Most importantly, given it is a cash based exchange rate, I see it as being prone to easy abuse which has broader economic ramifications - especially now that migraciones does not stamp your passport. People with foreign documents can be used as "mules" to legally change/ launder dollars in "exchange" for some bogus "product" or "service", which means more cheap pesos floating around and ultimately higher inflation for everyone, pushing most "luxuries" out of reach of anyone without access to hard currency.
 
Ks Until Today: "The Dollar Blue is a small, unimportant market; it's also illegal, yet unimportant because it's small. $1 USD = $136 pesos."

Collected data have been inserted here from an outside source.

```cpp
template <typename T>
__global__ void rope_kernel(T* x, int64_t B, int64_t T_, int64_t ld, int rot_cols, int D, const float* table,
                            int64_t table_bs, int64_t pos_off, float sgn) {
  constexpr int N = VecIO<T>::N;
  const int cpr = rot_cols / N;
  const int64_t total = B * T_ * cpr;
  for (int64_t i = blockIdx.x * (int64_t)blockDim.x + threadIdx.x; i < total; i += (int64_t)gridDim.x * blockDim.x) {
    const int ch = (int)(i % cpr);
    const int64_t row = i / cpr, t = row % T_, b = row / T_;
    const int col = ch * N, d = col % D;
    T* px = x + row * ld + col;
    const float* tb = table + b * table_bs + ((pos_off + t) * (D / 2) + d / 2) * 2;
    float v[N], o[N];
    VecIO<T>::load(px, v);
#pragma unroll
    for (int j = 0; j < N / 2; ++j) {
      const float c = tb[2 * j], s = sgn * tb[2 * j + 1];
      o[2 * j] = v[2 * j] * c - v[2 * j + 1] * s;
      o[2 * j + 1] = v[2 * j] * s + v[2 * j + 1] * c;
    }
    VecIO<T>::store(px, o);
// ... 35 lines not shown
}
template <typename T>
__global__ void swiglu_bwd_kernel(const T* h13, const T* dg, T* dh13, int64_t rows, int H) {
  constexpr int N = VecIO<T>::N;
  const int cpr = H / N;
  const int64_t total = rows * cpr;
  for (int64_t i = blockIdx.x * (int64_t)blockDim.x + threadIdx.x; i < total; i += (int64_t)gridDim.x * blockDim.x) {
    const int64_t r = i / cpr;
    const int c = (int)(i % cpr) * N;
    float a[N], b[N], d[N], oa[N], ob[N];
    VecIO<T>::load(h13 + r * 2 * H + c, a);
    VecIO<T>::load(h13 + r * 2 * H + H + c, b);
    VecIO<T>::load(dg + r * H + c, d);
#pragma unroll
    for (int j = 0; j < N; ++j) {
      const float sg = sigmoidf_(a[j]);
      oa[j] = d[j] * b[j] * sg * (1.0f + a[j] * (1.0f - sg));
      ob[j] = d[j] * a[j] * sg;
    }
    VecIO<T>::store(dh13 + r * 2 * H + c, oa);
    VecIO<T>::store(dh13 + r * 2 * H + H + c, ob);
  }
}
template <typename T>
__global__ void gelu_fwd_kernel(const T* x, T* y, int64_t nvec) {
  constexpr int N = VecIO<T>::N;
  for (int64_t i = blockIdx.x * (int64_t)blockDim.x + threadIdx.x; i < nvec; i += (int64_t)gridDim.x * blockDim.x) {
    float a[N], o[N];
    VecIO<T>::load(x + i * N, a);
#pragma unroll
    for (int j = 0; j < N; ++j) o[j] = fk_gelu(a[j]);
    VecIO<T>::store(y + i * N, o);
  }
}
template <typename T>
__global__ void dropout_kernel(const T* x, const T* res, T* y, int64_t nvec, const unsigned* seed, unsigned site, unsigned thresh, float ks) {
  constexpr int N = VecIO<T>::N;
  const DropKey key = drop_key(seed, site, thresh);
  for (int64_t i = blockIdx.x * (int64_t)blockDim.x + threadIdx.x; i < nvec; i += (int64_t)gridDim.x * blockDim.x) {
    float a[N], o[N];
    VecIO<T>::load(x + i * N, a);
    if (res) VecIO<T>::load(res + i * N, o);
    const int64_t e0 = i * N;
    const unsigned row = drop_row(key, (unsigned)(e0 >> 32));
#pragma unroll
    for (int j = 0; j < N; ++j) {
      const float v = drop_keep(key, row, (unsigned)e0 + j) ? a[j] * ks : 0.0f;
      o[j] = res ? o[j] + v : v;
    }
    VecIO<T>::store(y + i * N, o);
  }
}
template <typename T>
__global__ void gelu_bwd_kernel(const T* x, const T* dy, T* dx, int64_t nvec) {
  constexpr int N = VecIO<T>::N;
  for (int64_t i = blockIdx.x * (int64_t)blockDim.x + threadIdx.x; i < nvec; i += (int64_t)gridDim.x * blockDim.x) {
    float a[N], d[N], o[N];
    VecIO<T>::load(x + i * N, a);
    VecIO<T>::load(dy + i * N, d);
#pragma unroll
    for (int j = 0; j < N; ++j) {
      const float cdf = 0.5f * (1.0f + erff(a[j] * 0.70710678118654752f));
      const float pdf = 0.3989422804014327f * __expf(-0.5f * a[j] * a[j]);
      o[j] = d[j] * (cdf + a[j] * pdf);
    }
    VecIO<T>::store(dx + i * N, o);
  }
}

template <typename T>
__global__ void cast_pack_kernel(const float* src, int64_t lds, T* dst, int64_t ldd, int rows, int cols, int transpose,
                                 int rblk, int rstride, int roff) {
  const int64_t total = (int64_t)rows * cols;
  for (int64_t i = blockIdx.x * (int64_t)blockDim.x + threadIdx.x; i < total; i += (int64_t)gridDim.x * blockDim.x) {
    int r, c;
    if (transpose) { r = (int)(i % rows); c = (int)(i / rows); }
    else { r = (int)(i / cols); c = (int)(i % cols); }
    const int rd = rblk > 0 ? (r / rblk) * rstride + (r % rblk) + roff : r;
    const float v = src[(int64_t)r * lds + c];
    if (transpose) dst[(int64_t)c * ldd + rd] = from_f32<T>(v);
    else dst[(int64_t)rd * ldd + c] = from_f32<T>(v);
  }
}
template <typename T>
__global__ __launch_bounds__(256) void cast_pack_multi_kernel(const fk_pack_job* jobs, int njobs, int64_t total_chunks) {
  __shared__ float tile[32][33];
  for (int64_t ch = blockIdx.x; ch < total_chunks; ch += gridDim.x) {
    int lo = 0, hi = njobs - 1;
    while (lo < hi) {
      const int mid = (lo + hi + 1) >> 1;
      if (jobs[mid].chunk_begin <= ch) lo = mid; else hi = mid - 1;
    }
    const fk_pack_job jb = jobs[lo];
    T* dst = (T*)jb.dst;
    const int64_t local = ch - jb.chunk_begin;
    if (!jb.transpose) {
      const int64_t total = (int64_t)jb.rows * jb.cols, base = local * 1024;
#pragma unroll
      for (int q = 0; q < 4; ++q) {
        const int64_t i = base + q * 256 + threadIdx.x;
        if (i >= total) break;
        const int r = (int)(i / jb.cols), c = (int)(i % jb.cols);
        const int rd = jb.rblk > 0 ? (r / jb.rblk) * jb.rstride + (r % jb.rblk) + jb.roff : r;
        dst[(int64_t)rd * jb.ldd + c] = from_f32<T>(jb.src[(int64_t)r * jb.lds + c]);
      }
    } else {
      const int tcols = (jb.cols + 31) / 32;
      const int r0 = (int)(local / tcols) * 32, c0 = (int)(local % tcols) * 32;
      const int tx = threadIdx.x & 31, ty = threadIdx.x >> 5;
      __syncthreads();
#pragma unroll
      for (int q = 0; q < 4; ++q) {
        const int r = r0 + ty + 8 * q, c = c0 + tx;
        tile[ty + 8 * q][tx] = (r < jb.rows && c < jb.cols) ? jb.src[(int64_t)r * jb.lds + c] : 0.0f;
      }
      __syncthreads();
#pragma unroll
      for (int q = 0; q < 4; ++q) {
        const int c = c0 + ty + 8 * q, r = r0 + tx;
        if (r < jb.rows && c < jb.cols) {
          const int rd = jb.rblk > 0 ? (r / jb.rblk) * jb.rstride + (r % jb.rblk) + jb.roff : r;
          dst[(int64_t)c * jb.ldd + rd] = from_f32<T>(tile[tx][ty + 8 * q]);
        }
      }
    }
  }
}
template <typename TS, typename TD>
__global__ void cast_kernel(const TS* src, TD* dst, int64_t n) {
  for (int64_t i = blockIdx.x * (int64_t)blockDim.x + threadIdx.x; i < n; i += (int64_t)gridDim.x * blockDim.x)
    dst[i] = from_f32<TD>(to_f32<TS>(src[i]));
}
template <typename T>
__global__ void add_kernel(const T* a, const T* b, T* y, int64_t n) {
  for (int64_t i = blockIdx.x * (int64_t)blockDim.x + threadIdx.x; i < n; i += (int64_t)gridDim.x * blockDim.x)
    y[i] = from_f32<T>(to_f32<T>(a[i]) + to_f32<T>(b[i]));
}
template <typename T>
__global__ void copy2d_kernel(const T* src, int64_t lds, T* dst, int64_t ldd, int64_t rows, int64_t cols) {
  const int64_t total = rows * cols;
  for (int64_t i = blockIdx.x * (int64_t)blockDim.x + threadIdx.x; i < total; i += (int64_t)gridDim.x * blockDim.x)
    dst[(i / cols) * ldd + (i % cols)] = src[(i / cols) * lds + (i % cols)];
}

__global__ void add2d_kernel(const float* src, int64_t lds, float* dst, int64_t ldd, int64_t rows, int64_t cols) {
  const int64_t total = rows * cols;
  for (int64_t i = blockIdx.x * (int64_t)blockDim.x + threadIdx.x; i < total; i += (int64_t)gridDim.x * blockDim.x)
    dst[(i / cols) * ldd + (i % cols)] += src[(i / cols) * lds + (i % cols)];
}

template <typename T>
__global__ void gpt_embed_kernel(const int64_t* idx, const T* prefix, const float* wte, const float* wpe, T* out, int B,
                                 int t_ctx, int t_words, int dim, int vocab) {
  const int t_full = t_ctx + t_words;
  const int64_t total = (int64_t)B * t_full * dim;
  for (int64_t i = blockIdx.x * (int64_t)blockDim.x + threadIdx.x; i < total; i += (int64_t)gridDim.x * blockDim.x) {
    const int c = (int)(i % dim);
    const int64_t row = i / dim;
    const int t = (int)(row % t_full), b = (int)(row / t_full);
    float v;
    if (t < t_ctx) v = to_f32<T>(prefix[((int64_t)b * t_ctx + t) * dim + c]);
    else {
      int64_t id = idx[(int64_t)b * t_words + (t - t_ctx)];
      id = id < 0 ? 0 : (id >= vocab ? vocab - 1 : id);
      v = wte[id * dim + c];
    }
    out[i] = from_f32<T>(v + wpe[(int64_t)t * dim + c]);
  }
}
template <typename T>
__global__ void embed_bwd_kernel(const int64_t* idx, const T* dout, int64_t ldo_rows_per_b, int t_ctx, int t_words,
                                 float* dtable, int B, int dim, int vocab) {
  const int64_t total = (int64_t)B * t_words * dim;
  for (int64_t i = blockIdx.x * (int64_t)blockDim.x + threadIdx.x; i < total; i += (int64_t)gridDim.x * blockDim.x) {
    const int c = (int)(i % dim);
    const int64_t r = i / dim;
    const int j = (int)(r % t_words), b = (int)(r / t_words);
    int64_t id = idx[r];
    id = id < 0 ? 0 : (id >= vocab ? vocab - 1 : id);
    const float g = to_f32<T>(dout[((int64_t)b * ldo_rows_per_b + t_ctx + j) * dim + c]);
    atomicAdd(dtable + id * dim + c, g);
  }
}

template <typename TS, typename TD>
__global__ void gather_rows_kernel(const TS* src, int64_t src_bs, const int64_t* idx, int64_t idx_mod, TD* dst, int B, int n,
                                   int W, int scatter, int64_t dst_bs) {
  const int64_t total = (int64_t)B * n * W;
  for (int64_t i = blockIdx.x * (int64_t)blockDim.x + threadIdx.x; i < total; i += (int64_t)gridDim.x * blockDim.x) {
    const int c = (int)(i % W);
    const int64_t r = i / W;
    const int b = (int)(r / n), k = (int)(r % n);
    int64_t j = idx[r];
    if (idx_mod > 0) j %= idx_mod;
    if (scatter) dst[(int64_t)b * dst_bs + j * W + c] = from_f32<TD>(to_f32<TS>(src[(int64_t)b * src_bs + (int64_t)k * W + c]));
    else dst[(int64_t)b * dst_bs + (int64_t)k * W + c] = from_f32<TD>(to_f32<TS>(src[(int64_t)b * src_bs + j * W + c]));
  }
}
template <typename TS, typename TD>
__global__ __launch_bounds__(256) void gather_rows_vec_kernel(const TS* src, int64_t src_bs, const int64_t* idx, int64_t idx_mod, TD* dst, int B, int n,
                                                              int W, int scatter, int64_t dst_bs) {
  const int cpr = W >> 3;
  const int lane = threadIdx.x & 63;
  const int rpw = cpr >= 64 ? 1 : 64 / cpr;
  const int sub = cpr >= 64 ? 0 : lane / cpr;
// ... 310 lines not shown
```

frankenstein_amd/csrc/fk_common.h:

```cpp
#pragma once
#include <hip/hip_runtime.h>
#include <stdint.h>

#include "../../include/franken_hip.h"

typedef __bf16 bf16_t;
typedef __bf16 bf16x8 __attribute__((ext_vector_type(8)));
typedef __bf16 bf16x4 __attribute__((ext_vector_type(4)));
typedef __bf16 bf16x2 __attribute__((ext_vector_type(2)));
typedef float f32x16 __attribute__((ext_vector_type(16)));
typedef float f32x4 __attribute__((ext_vector_type(4)));
typedef float f32x2 __attribute__((ext_vector_type(2)));
typedef short s16x4 __attribute__((ext_vector_type(4)));
typedef unsigned int u32x4 __attribute__((ext_vector_type(4)));

#define FK_DEV __device__ __forceinline__

int fk_set_error(int code, const char* fmt, ...);
#define FK_CHECK_ARG(cond, ...)                                   \
  do {                                                            \
    if (!(cond)) return fk_set_error(FK_EINVAL, __VA_ARGS__);     \
  } while (0)
#define FK_CHECK_LAUNCH(name)                                                         \
  do {                                                                                \
    hipError_t e__ = hipGetLastError();                                               \
    if (e__ != hipSuccess) return fk_set_error(FK_ELAUNCH, "%s: %s", name, hipGetErrorString(e__)); \
  } while (0)

#define FK_DT_CHECK(name) FK_CHECK_ARG(dtype == FK_F32 || dtype == FK_BF16, name ": bad dtype %d", dtype)

static inline int64_t fk_cdiv(int64_t a, int64_t b) { return (a + b - 1) / b; }

constexpr int FK_TPB = 256;
static inline unsigned fk_grid(int64_t work, int64_t cap) {
  int64_t b = fk_cdiv(work, FK_TPB);
  if (b > cap) b = cap;
  if (b < 1) b = 1;
  return (unsigned)b;
}

#define FK_BY_DTYPE(dtype, T, ...)                                \
  do {                                                            \
    if ((dtype) == FK_BF16) { using T = bf16_t; __VA_ARGS__; }    \
    else { using T = float; __VA_ARGS__; }                        \
  } while (0)
#define FK_BY_DTYPE2(dtype_a, TA, dtype_b, TB, ...) FK_BY_DTYPE(dtype_a, TA, FK_BY_DTYPE(dtype_b, TB, __VA_ARGS__))

template <auto Kernel, typename Args>
static inline void fk_launch_lds(dim3 grid, dim3 block, size_t lds, hipStream_t s, const Args& a) {
  static const bool once = hipFuncSetAttribute(reinterpret_cast<const void*>(Kernel), hipFuncAttributeMaxDynamicSharedMemorySize, (int)lds) == hipSuccess;
  (void)once;
  hipLaunchKernelGGL(Kernel, grid, block, lds, s, a);
}

template <typename T> FK_DEV float to_f32(T v);
template <> FK_DEV float to_f32<float>(float v) { return v; }
template <> FK_DEV float to_f32<bf16_t>(bf16_t v) { return (float)v; }
template <typename T> FK_DEV T from_f32(float v);
template <> FK_DEV float from_f32<float>(float v) { return v; }
template <> FK_DEV bf16_t from_f32<bf16_t>(float v) { return (bf16_t)v; }

template <typename T> struct Frag;
template <> struct Frag<bf16_t> { bf16x8 v; };
template <> struct Frag<float> { float v[8]; };

template <typename T> FK_DEV void frag_zero(Frag<T>& f);
template <> FK_DEV void frag_zero<bf16_t>(Frag<bf16_t>& f) {
#pragma unroll
  for (int e = 0; e < 8; ++e) f.v[e] = (bf16_t)0.0f;
}
template <> FK_DEV void frag_zero<float>(Frag<float>& f) {
#pragma unroll
  for (int e = 0; e < 8; ++e) f.v[e] = 0.0f;
}

template <typename T> FK_DEV void frag_set(Frag<T>& f, int e, float x);
template <> FK_DEV void frag_set<bf16_t>(Frag<bf16_t>& f, int e, float x) { f.v[e] = (bf16_t)x; }
template <> FK_DEV void frag_set<float>(Frag<float>& f, int e, float x) { f.v[e] = x; }

template <typename T> FK_DEV void mma32(f32x16& acc, const Frag<T>& a, const Frag<T>& b);
template <> FK_DEV void mma32<bf16_t>(f32x16& acc, const Frag<bf16_t>& a, const Frag<bf16_t>& b) {
  acc = __builtin_amdgcn_mfma_f32_32x32x16_bf16(a.v, b.v, acc, 0, 0, 0);
}
template <> FK_DEV void mma32<float>(f32x16& acc, const Frag<float>& a, const Frag<float>& b) {
#pragma unroll
// ... 4 lines not shown
FK_DEV int acc_row_of_slot(int s, int h, int e) { return 16 * s + 8 * (e >> 2) + 4 * h + (e & 3); }
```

BCRA this week: Only 16% of of the $1.4 Billion USD spent on inbound tourism ever reaches the BCRA in the form of dollars

Ks Today: "Hmmm, upon further inspection, $1 USD is really worth $326 pesos, but only tourists can access this. Argentines with dollars will get $200 pesos less still."

An exchange rate split resolves one way, and one way only: via unification of all the rates, via a devaluation. If not today, next week, month, or year, si o si. Isabel Perón tried this in 1975 with Celestino Rodrigo, and it was a complete failure then too.
 
Ks Until Today: "The Dollar Blue is a small, unimportant market; it's also illegal, yet unimportant because it's small. $1 USD = $136 pesos."

BCRA this week: Only 16% of of the $1.4 Billion USD spent on inbound tourism ever reaches the BCRA in the form of dollars

Ks Today: "Hmmm, upon further inspection, $1 USD is really worth $326 pesos, but only tourists can access this. Argentines with dollars will get $200 pesos less still."

An exchange rate split resolves one way, and one way only: via unification of all the rates, via a devaluation. If not today, next week, month, or year, si o si. Isabel Perón tried this in 1975 with Celestino Rodrigo, and it was a complete failure then too.

I'm surprised that the percentage is only 16% (curious how they derived that metric, too...). I'm curious what the tourism market looks like (eg. where people come from and where they go). My assumption would be that the majority of tourists from the USA, Europe would just use their credit cards without knowing better or feeling comfortable with cash exchange.

It looks like tourists from USA, Canada, and Europe account for 26% of tourists here, but that doesn't directly translate to dollars spent: https://www.casarosada.gob.ar/inter...-foreign-tourism-in-argentina-hits-new-record
 
Opens a new market segment, concierges, cuevas and arbolitos will offer 24/7 same rate or higher r than the MEP, nearby around the corner.

No records, no lines as expected at Official Exchange places, working only week days, during banking hours..?
 
Last edited:
I was thinking this was going to result in easy abuse by locals (and probably expats).

This is only pressing the gas pedal to the end of this spiral.
 
So you have to a bank to get these dollars.... you can only change by standing in some long line.... During banking hours...

Does this gov know that tourists with dollars haven't been to a bank in decades? I would still sell my dollars to the hotel or whoever else makes it the most convenient.
 
You still have to bring cash with you... Why? Something stinks.
A deliberate loophole for Argentines who have dollars under the mattress perhaps… the treasury needs feeding so will gladly turn a blind eye to whether or not the person changing at the bank is a genuine tourist or just faking an accent.
 

Early details of what you will need to change dollars for pesos as a tourist at the MEP rate:
  • Foreign cash
  • Foreign ID (passport or Mercosur ID)
  • Be checked against an online money laundering registry to literally make sure you are not a Hezbollah or financing terrorism
  • A DDJJ to say that "yes I am a tourist who is resident abroad" and "I have not changed more than US$5000 in the last 30 days at any/ all entities where exchange is available"
In short the it looks like the government will care more about if you are funding ISIS in Libya rather than if you are actually a tourist or not.